## THE TASK
State how many lines in the records below contain the string "bool", and give nothing besides that number.

Dataset entries:

⁂

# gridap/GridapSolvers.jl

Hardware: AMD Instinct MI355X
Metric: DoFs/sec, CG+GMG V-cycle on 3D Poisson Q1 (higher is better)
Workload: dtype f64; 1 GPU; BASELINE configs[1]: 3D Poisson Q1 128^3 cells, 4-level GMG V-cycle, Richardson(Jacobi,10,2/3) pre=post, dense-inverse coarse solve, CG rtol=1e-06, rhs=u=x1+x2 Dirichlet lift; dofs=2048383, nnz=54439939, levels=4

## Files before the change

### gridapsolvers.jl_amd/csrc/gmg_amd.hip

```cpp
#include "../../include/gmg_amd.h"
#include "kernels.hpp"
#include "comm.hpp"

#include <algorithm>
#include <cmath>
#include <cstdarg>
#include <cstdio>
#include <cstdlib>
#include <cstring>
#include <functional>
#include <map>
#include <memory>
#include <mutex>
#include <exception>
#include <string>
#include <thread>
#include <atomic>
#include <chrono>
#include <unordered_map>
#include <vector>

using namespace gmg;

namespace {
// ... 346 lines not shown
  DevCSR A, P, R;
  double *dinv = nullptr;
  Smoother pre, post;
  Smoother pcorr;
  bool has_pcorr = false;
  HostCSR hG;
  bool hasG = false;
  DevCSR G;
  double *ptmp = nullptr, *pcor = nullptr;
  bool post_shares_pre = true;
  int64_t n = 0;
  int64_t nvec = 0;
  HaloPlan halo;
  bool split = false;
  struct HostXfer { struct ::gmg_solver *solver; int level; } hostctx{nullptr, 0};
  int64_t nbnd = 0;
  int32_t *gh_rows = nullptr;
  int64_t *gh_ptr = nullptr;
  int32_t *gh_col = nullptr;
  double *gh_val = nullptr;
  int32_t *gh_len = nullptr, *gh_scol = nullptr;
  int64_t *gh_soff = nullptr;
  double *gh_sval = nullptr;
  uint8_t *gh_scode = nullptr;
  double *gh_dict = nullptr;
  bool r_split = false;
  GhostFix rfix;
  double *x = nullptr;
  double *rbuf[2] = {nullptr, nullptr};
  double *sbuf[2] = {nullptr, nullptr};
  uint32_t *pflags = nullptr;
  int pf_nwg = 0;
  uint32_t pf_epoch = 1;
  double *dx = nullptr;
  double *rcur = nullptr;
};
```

⁂

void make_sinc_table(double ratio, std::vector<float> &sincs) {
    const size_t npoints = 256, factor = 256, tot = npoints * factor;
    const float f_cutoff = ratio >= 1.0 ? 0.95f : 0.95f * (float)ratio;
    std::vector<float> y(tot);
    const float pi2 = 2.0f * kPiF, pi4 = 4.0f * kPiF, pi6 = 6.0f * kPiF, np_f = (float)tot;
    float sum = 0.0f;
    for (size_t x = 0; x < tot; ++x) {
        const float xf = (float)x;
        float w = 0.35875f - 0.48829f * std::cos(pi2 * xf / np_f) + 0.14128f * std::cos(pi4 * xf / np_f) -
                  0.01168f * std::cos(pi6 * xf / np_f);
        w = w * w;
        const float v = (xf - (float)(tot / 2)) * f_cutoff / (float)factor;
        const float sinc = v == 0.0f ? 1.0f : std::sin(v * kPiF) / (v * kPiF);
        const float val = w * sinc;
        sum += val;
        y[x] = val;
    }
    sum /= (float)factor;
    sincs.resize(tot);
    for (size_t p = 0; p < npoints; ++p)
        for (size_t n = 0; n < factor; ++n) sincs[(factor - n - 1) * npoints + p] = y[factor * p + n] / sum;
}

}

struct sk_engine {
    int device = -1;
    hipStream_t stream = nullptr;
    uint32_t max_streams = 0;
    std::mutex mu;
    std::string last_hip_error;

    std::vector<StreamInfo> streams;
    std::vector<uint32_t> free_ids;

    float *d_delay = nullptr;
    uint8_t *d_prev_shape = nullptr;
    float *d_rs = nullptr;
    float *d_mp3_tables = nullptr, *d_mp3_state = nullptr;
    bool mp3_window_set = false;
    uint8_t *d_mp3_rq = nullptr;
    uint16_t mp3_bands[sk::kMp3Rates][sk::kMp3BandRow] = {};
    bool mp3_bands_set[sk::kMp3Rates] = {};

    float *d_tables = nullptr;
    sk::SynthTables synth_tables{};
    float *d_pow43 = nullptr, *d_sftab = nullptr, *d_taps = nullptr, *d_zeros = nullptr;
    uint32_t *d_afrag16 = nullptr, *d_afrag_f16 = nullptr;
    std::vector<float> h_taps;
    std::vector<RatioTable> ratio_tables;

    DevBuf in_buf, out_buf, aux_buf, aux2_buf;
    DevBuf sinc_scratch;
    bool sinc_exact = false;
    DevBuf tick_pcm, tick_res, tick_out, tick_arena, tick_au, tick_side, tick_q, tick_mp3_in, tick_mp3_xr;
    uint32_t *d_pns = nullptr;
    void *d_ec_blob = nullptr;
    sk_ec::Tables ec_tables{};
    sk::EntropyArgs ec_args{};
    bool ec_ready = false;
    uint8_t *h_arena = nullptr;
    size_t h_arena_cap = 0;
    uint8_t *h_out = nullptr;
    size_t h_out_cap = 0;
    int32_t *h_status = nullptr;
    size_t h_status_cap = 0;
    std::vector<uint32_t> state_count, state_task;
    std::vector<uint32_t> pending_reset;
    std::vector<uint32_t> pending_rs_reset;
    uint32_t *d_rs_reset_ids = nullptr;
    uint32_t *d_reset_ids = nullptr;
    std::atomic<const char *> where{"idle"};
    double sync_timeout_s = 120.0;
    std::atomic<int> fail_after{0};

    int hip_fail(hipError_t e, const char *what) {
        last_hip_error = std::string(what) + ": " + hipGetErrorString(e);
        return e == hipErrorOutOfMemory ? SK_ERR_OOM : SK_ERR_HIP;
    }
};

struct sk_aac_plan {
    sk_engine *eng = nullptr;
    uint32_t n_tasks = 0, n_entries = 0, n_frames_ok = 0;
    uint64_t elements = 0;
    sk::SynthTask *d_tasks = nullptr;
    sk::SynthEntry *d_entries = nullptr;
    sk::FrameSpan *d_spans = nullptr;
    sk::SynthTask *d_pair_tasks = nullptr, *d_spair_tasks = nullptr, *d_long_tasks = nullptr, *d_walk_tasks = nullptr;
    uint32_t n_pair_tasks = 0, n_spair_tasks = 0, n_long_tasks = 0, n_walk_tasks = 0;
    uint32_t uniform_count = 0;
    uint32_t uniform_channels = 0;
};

⁂

## SOLVED EXERCISE
9